Entonces Rafaela, cauta y temerosa, pero con la autoridad que le daban sus años, dijo:

-Cuidado, señora, por el amor de Dios tenga cuidado con esa gente Bien sabe usted que son capaces de cualquier cosa.

Para aquella buena mujer, el solo nombre: “Seguridad Nacional», la estremecía. Sus manos, entrenadas para ser precisos, temblaron asustadas y perdieron todo aplomo y maestría. Sabia de sus prácticas y torturas. De sus métodos horrendos, de su carencia de escrúpulos. Y casi en tono de orden  dijo:

-Señora, váyase con los niños a una de las embajadas vecinas. Los embajadores la conocen y la recibirán sin problema. Salgan por el portón de atrás.

Mamá-jefa, agradecida y cálida contesto:

– No te preocupes Rafaela. Si ellos tienen la fuerza bruta, también la maldad y ensoberbecidos en el mando, se sienten todopoderosos y omnipotentes, yo también tengo mis protecciones. Quédate tranquila.

Y volteando hacía mí dijo, tomándome de la mano, sintiendo yo la ternura que solo una mano de madre es capaz de dar, me dijo:

-¡Acompáñame, hijo!

Yo, sin chistar, me puse en pie y obedecí. El tono de voz fue seco y los pasos, de regreso a su cuarto, firmes y decididos. Estaba seguro que mamá jefa buscaba ese momento y, convencida de sus ideales, lo disfrutaba a plenitud. Solo la frenaba la integridad de sus hijos quiénes para remate, huérfanos de padre, nada tenemos que ver con su furia indomable frente a la dictadura.

Parada frente a su escritorio en un santiamén, con tino asombroso abrió  el disfrazado y escondido cajón de la pistola. Yo, alérgico a las armas, hubiese querido que la gaveta se trancara, que la madera se cuarteara, que las patas del mueble perdieran su base y que el ambiente todo se pulverizara. Pero no fue así.

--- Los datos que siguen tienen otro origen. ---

__host__ __device__ __forceinline__ Key base_field(uint32_t j, bool wide) {
  const uint32_t word = j >> 2, byte = j & 3u;
  if (word < 4) return Key{3u << (8 * byte + 2 * word), 0u};
  return wide ? Key{0u, 3u << (8 * byte + 2 * (word - 4))} : Key{0u, 3u << (2 * byte)};
}
__host__ __device__ __forceinline__ void key_set_base(Key& k, uint32_t j, bool wide, uint32_t code) {
  const Key f = base_field(j, wide);
  k.lo = (k.lo & ~f.lo) | ((f.lo & (~f.lo + 1)) * code);
  k.hi = (k.hi & ~f.hi) | ((f.hi & (~f.hi + 1)) * code);
}
__host__ __device__ __forceinline__ uint32_t key_get_base(Key k, uint32_t j, bool wide) {
  const Key f = base_field(j, wide);
  return f.lo ? (k.lo & f.lo) / (f.lo & (~f.lo + 1)) : (k.hi & f.hi) / (f.hi & (~f.hi + 1));
}

constexpr uint32_t kFixedPartsMinK = 17;
struct SeedParts {
  uint32_t end[2];
  uint32_t keep_lo[kSeeds], keep_hi[kSeeds];
};
inline SeedParts make_seed_parts(uint32_t k, bool wide) {
  SeedParts sp{};
  const bool fixed = k >= kFixedPartsMinK;
  const uint32_t p0 = fixed ? 8 : (k + 2) / 3, p1 = fixed ? 8 : (k - p0 + 1) / 2;
  sp.end[0] = p0;
  sp.end[1] = p0 + p1;
  for (uint32_t j = 0; j < k; ++j) {
    const int part = j < sp.end[0] ? 0 : (j < sp.end[1] ? 1 : 2);
    const Key f = base_field(j, wide);
    for (int i = 0; i < kSeeds; ++i)
      if (i != part) {
        sp.keep_lo[i] |= f.lo;
        sp.keep_hi[i] |= f.hi;
      }
  }
  return sp;
}
__host__ __device__ __forceinline__ Key seed_of(const SeedParts& sp, Key k, int i) {
  return Key{k.lo & sp.keep_lo[i], k.hi & sp.keep_hi[i]};
}
__host__ __device__ __forceinline__ int part_of_base(const SeedParts& sp, uint32_t j) {
  return j < sp.end[0] ? 0 : (j < sp.end[1] ? 1 : 2);
}

template <bool FIXED>
__host__ __device__ __forceinline__ Key seed_of_t(const SeedParts& sp, Key k, int i) {
  if (FIXED) return i == 0 ? Key{k.lo & 0xF0F0F0F0u, k.hi} : (i == 1 ? Key{k.lo & 0x0F0F0F0Fu, k.hi} : Key{k.lo, 0u});
  return seed_of(sp, k, i);
}
template <bool FIXED>
__host__ __device__ __forceinline__ int part_of_base_t(const SeedParts& sp, uint32_t j) {
  if (FIXED) return j < 8 ? 0 : (j < 16 ? 1 : 2);
  return part_of_base(sp, j);
}
template <bool FIXED>
__host__ __device__ __forceinline__ uint32_t kept_difference(const SeedParts& sp, Key x, int list) {
  if (FIXED) {
    const uint32_t keep_lo = list == 0 ? 0xF0F0F0F0u : (list == 1 ? 0x0F0F0F0Fu : 0xFFFFFFFFu);
    return (x.lo & keep_lo) | (list < 2 ? x.hi : 0u);
  }
  return (x.lo & sp.keep_lo[list]) | (x.hi & sp.keep_hi[list]);
}

__host__ __device__ __forceinline__ uint32_t seed_hash(Key s) {
  uint32_t h = s.lo * 0x9E3779B1u + s.hi * 0x85EBCA77u;
  h ^= h >> 15;
  return h * 0x2C1B3C6Du;
}
__host__ __device__ __forceinline__ uint32_t front_hash(uint32_t lo, uint32_t hi) {
  return lo * 0x9E3779B1u + hi * 0x85EBCA77u;
}

__host__ __device__ __forceinline__ bool is_acgt(uint8_t c) {
  return c == 'A' || c == 'C' || c == 'G' || c == 'T';
}
__host__ __device__ __forceinline__ uint32_t code_of(uint8_t c) { return (c >> 1) & 3u; }

struct IndexView {
  const uint64_t* __restrict__ dir64[kSeeds];
  const ulonglong2* __restrict__ dir128[kSeeds];
  const uint64_t* __restrict__ post;
  const uint64_t* __restrict__ front;
};

struct LibView {
  uint32_t k, n;
  uint32_t wide;
  uint32_t dir_shift;
  uint32_t front_shift;
  SeedParts parts;
  IndexView fwd;
  IndexView rev;
};

#ifdef __CUDACC__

La pistola en su mano se deja colar en el bolsillo derecho de su bata que era una bata larga, con mucha tela, con muchos botones, del mismo color rojo de sus uñas. Contrastaba con su pelo negro, muy negro, casi azul. Manteniendo la mano derecha dentro de ese bolsillo, pero apurando el paso, me dijo tajante:

-¡Vamos!

No estaba seguro de conocerle ese tono de voz y, por supuesto, me inquieté.El camino hasta la puerta principal me pareció una eternidad. Las escaleras aunque alfombrados, las sentía de plomo y el crujir de su madera se convirtió en mi música de compañía, como una melodía de fondo.

Su espíritu aguerrido al máximo se incendió cuando, desde el descanso de la escalera vio la enorme camioneta negra y blindada que, con escudos y distintivos, fue el transporte de la comitiva que venía a ponerla presa por conspiradora y golpista.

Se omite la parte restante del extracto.